_DATA SUPPLIED_

struct Option { const char* key; int* var; bool (*rule)(int& v); const char* refusal; };
static bool opt_any(int&) { return true; }
static bool opt_flag(int& v) { v = v ? 1 : 0; return true; }
template <int LO, int HI> static bool opt_clamp(int& v) { v = v < LO ? LO : v > HI ? HI : v; return true; }
static const Option OPTIONS[] = {
    {"mlp_variant", &g_mlp_variant, opt_any, nullptr},
    {"ring_split", &g_ring_split, [](int& v) { return v == 1 || v == 2; }, "nerf_set_option: ring_split must be 1 or 2"},
    {"ring_workgroups", &g_ring_wgs, opt_clamp<0, INT_MAX>, nullptr},
    {"tile_pad16", &g_tile_pad16, opt_clamp<0, INT_MAX>, nullptr},
    {"dw_workgroups", &g_dw_wgs, opt_clamp<0, INT_MAX>, nullptr},
    {"dw_unit_bias", &g_dw_bias, opt_clamp<-1, INT_MAX>, nullptr},
    {"bwd_stage", &g_bwd_stage, opt_any, nullptr},
    {"dw_job_mask", &g_dw_job_mask, opt_any, nullptr},
    {"hash_combine_max_res", &g_hash_combine_max_res, opt_clamp<0, INT_MAX>, nullptr},
    {"ngp_ray_major", &g_ngp_ray_major, opt_flag, nullptr},
    {"dw22_variant", &s16::g_dw_variant, opt_flag, nullptr},
    {"dw16_variant", &g_dw16_variant, opt_clamp<0, 3>, nullptr},
    {"dw_private_tiles", &g_dw_private, opt_clamp<0, 4>, nullptr},
    {"dw_ring_cap", &g_dw_ring_cap, opt_clamp<2, 16>, nullptr},
    {"pass_queue", &g_pass_queue, opt_flag, nullptr},
    {"dw_narrow_first", &g_dw_narrow_first, opt_flag, nullptr},
    {"f22_tiles", &f22::g_tiles, [](int& v) { return v == 0 || v == 2 || v == 3; }, "nerf_set_option: f22_tiles must be 0 (automatic), 2 or 3"},
};

}

using namespace nerf;

extern "C" int nerf_set_option(const char* key, int value) {
  NERF_REQUIRE(key, NERF_E_NULL, "nerf_set_option: key is NULL");
  NERF_REQUIRE(strcmp(key, "mlp_precision") != 0, NERF_E_UNSUPPORTED,
               "nerf_set_option: \"mlp_precision\" is gone (ABI 3): set nerf_mlp_arch.precision of the model instead");
  for (const Option& o : OPTIONS) {
    if (strcmp(key, o.key)) continue;
    if (!o.rule(value)) return fail(NERF_E_UNSUPPORTED, "%s", o.refusal);
    *o.var = value;
    return NERF_OK;
  }
  return fail(NERF_E_UNSUPPORTED, "nerf_set_option: unknown key '%s'", key);
}

extern "C" int nerf_get_option(const char* key) {
  if (!key) return NERF_OPTION_UNKNOWN;
  for (const Option& o : OPTIONS)
    if (!strcmp(key, o.key)) return *o.var;
  return NERF_OPTION_UNKNOWN;
}

extern "C" int64_t nerf_mlp_param_count(const nerf_mlp_arch* arch) { return resolve(arch).params; }
extern "C" int64_t nerf_mlp_packed_bytes(const nerf_mlp_arch* arch) { return resolve(arch).packed_bytes; }
extern "C" int64_t nerf_mlp_acts_bytes(const nerf_mlp_arch* arch, int64_t M) { return resolve(arch).acts_bytes(M); }
extern "C" int64_t nerf_mlp_dz_bytes(const nerf_mlp_arch* arch, int64_t M) { return resolve(arch).dz_bytes(M); }

#define NERF_ARCH_MSG ": HIP kernels exist for (8x256, skip 4) with in=63+27 view head, or in=40 / no view head / out_ch<=4, and for (2x64, no skip) with in=32+16 view head"
// ... 130 lines not shown
}

static int view_forward(const Model& m, const void* packed, const float* x, const float* rays, const float* z, int64_t M, int n,
                        int freq_mode, float* out, void* acts, void* stream) {
  auto s = as_stream(stream);
  if (m.split() && !acts)
    return f22::forward(m.stream<void>(packed, S_F22), x, rays, z, M, n, freq_mode, out, ring_wgs(), s);
  if (m.split())
    return s16::forward(m.stream<void>(packed, S_S16), m.stream<float>(packed, S_BIAS), x, rays, z, M, n, freq_mode, out, acts,
                        m.astride(), ring_wgs(), s);
  if (m.prec == Prec::F32) return f32::forward(m.stream<void>(packed, S_F32), x, rays, z, M, n, freq_mode, out, acts, 0, s);
  return x ? launch_fwd<0>(m, packed, x, rays, z, M, n, freq_mode, out, acts, stream)
           : launch_fwd<1>(m, packed, x, rays, z, M, n, freq_mode, out, acts, stream);
}

extern "C" int nerf_mlp_forward(const nerf_mlp_arch* arch, const void* packed, const float* x, int64_t M, float* out,
                                void* stream) {
  return nerf_mlp_forward_train(arch, packed, x, M, out, nullptr, stream);
}

extern "C" int nerf_query_fused(const nerf_mlp_arch* arch, const void* packed, const float* rays, const float* z,
                                int64_t B, int n, int freq_mode, float* raw, void* acts, void* stream) {
  const Model m = resolve(arch);
  NERF_REQUIRE(m.ok && m.shape == Shape::View, NERF_E_UNSUPPORTED, "nerf_query_fused" NERF_ARCH_MSG);
  NERF_REQUIRE(n >= 1, NERF_E_SHAPE, "nerf_query_fused: n must be >= 1");
  if (B <= 0) return NERF_OK;
  NERF_REQUIRE(packed && rays && z && raw, NERF_E_NULL, "nerf_query_fused: NULL pointer");
  NERF_REQUIRE(freq_mode == 0 || freq_mode == 1, NERF_E_UNSUPPORTED, "nerf_query_fused: freq_mode must be 0 or 1");
  NERF_REQUIRE(B * (int64_t)n < (1ll << 31), NERF_E_SHAPE, "nerf_query_fused: B*n must be < 2^31 samples per call");
  return view_forward(m, packed, nullptr, rays, z, B * n, n, freq_mode, raw, acts, stream);
}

_PROBLEM TO SOLVE_
Output, from the data above, the lines from the line with "int64_t nerf_mlp_dz_bytes(const nerf_mlp_arch*" to the line with "NERF_REQUIRE(freq_mode == 0" exactly as they stand, both ends included and nothing else.

_RESPONSE_
extern "C" int64_t nerf_mlp_dz_bytes(const nerf_mlp_arch* arch, int64_t M) { return resolve(arch).dz_bytes(M); }

#define NERF_ARCH_MSG ": HIP kernels exist for (8x256, skip 4) with in=63+27 view head, or in=40 / no view head / out_ch<=4, and for (2x64, no skip) with in=32+16 view head"
// ... 130 lines not shown
}

static int view_forward(const Model& m, const void* packed, const float* x, const float* rays, const float* z, int64_t M, int n,
                        int freq_mode, float* out, void* acts, void* stream) {
  auto s = as_stream(stream);
  if (m.split() && !acts)
    return f22::forward(m.stream<void>(packed, S_F22), x, rays, z, M, n, freq_mode, out, ring_wgs(), s);
  if (m.split())
    return s16::forward(m.stream<void>(packed, S_S16), m.stream<float>(packed, S_BIAS), x, rays, z, M, n, freq_mode, out, acts,
                        m.astride(), ring_wgs(), s);
  if (m.prec == Prec::F32) return f32::forward(m.stream<void>(packed, S_F32), x, rays, z, M, n, freq_mode, out, acts, 0, s);
  return x ? launch_fwd<0>(m, packed, x, rays, z, M, n, freq_mode, out, acts, stream)
           : launch_fwd<1>(m, packed, x, rays, z, M, n, freq_mode, out, acts, stream);
}

extern "C" int nerf_mlp_forward(const nerf_mlp_arch* arch, const void* packed, const float* x, int64_t M, float* out,
                                void* stream) {
  return nerf_mlp_forward_train(arch, packed, x, M, out, nullptr, stream);
}

extern "C" int nerf_query_fused(const nerf_mlp_arch* arch, const void* packed, const float* rays, const float* z,
                                int64_t B, int n, int freq_mode, float* raw, void* acts, void* stream) {
  const Model m = resolve(arch);
  NERF_REQUIRE(m.ok && m.shape == Shape::View, NERF_E_UNSUPPORTED, "nerf_query_fused" NERF_ARCH_MSG);
  NERF_REQUIRE(n >= 1, NERF_E_SHAPE, "nerf_query_fused: n must be >= 1");
  if (B <= 0) return NERF_OK;
  NERF_REQUIRE(packed && rays && z && raw, NERF_E_NULL, "nerf_query_fused: NULL pointer");
  NERF_REQUIRE(freq_mode == 0 || freq_mode == 1, NERF_E_UNSUPPORTED, "nerf_query_fused: freq_mode must be 0 or 1");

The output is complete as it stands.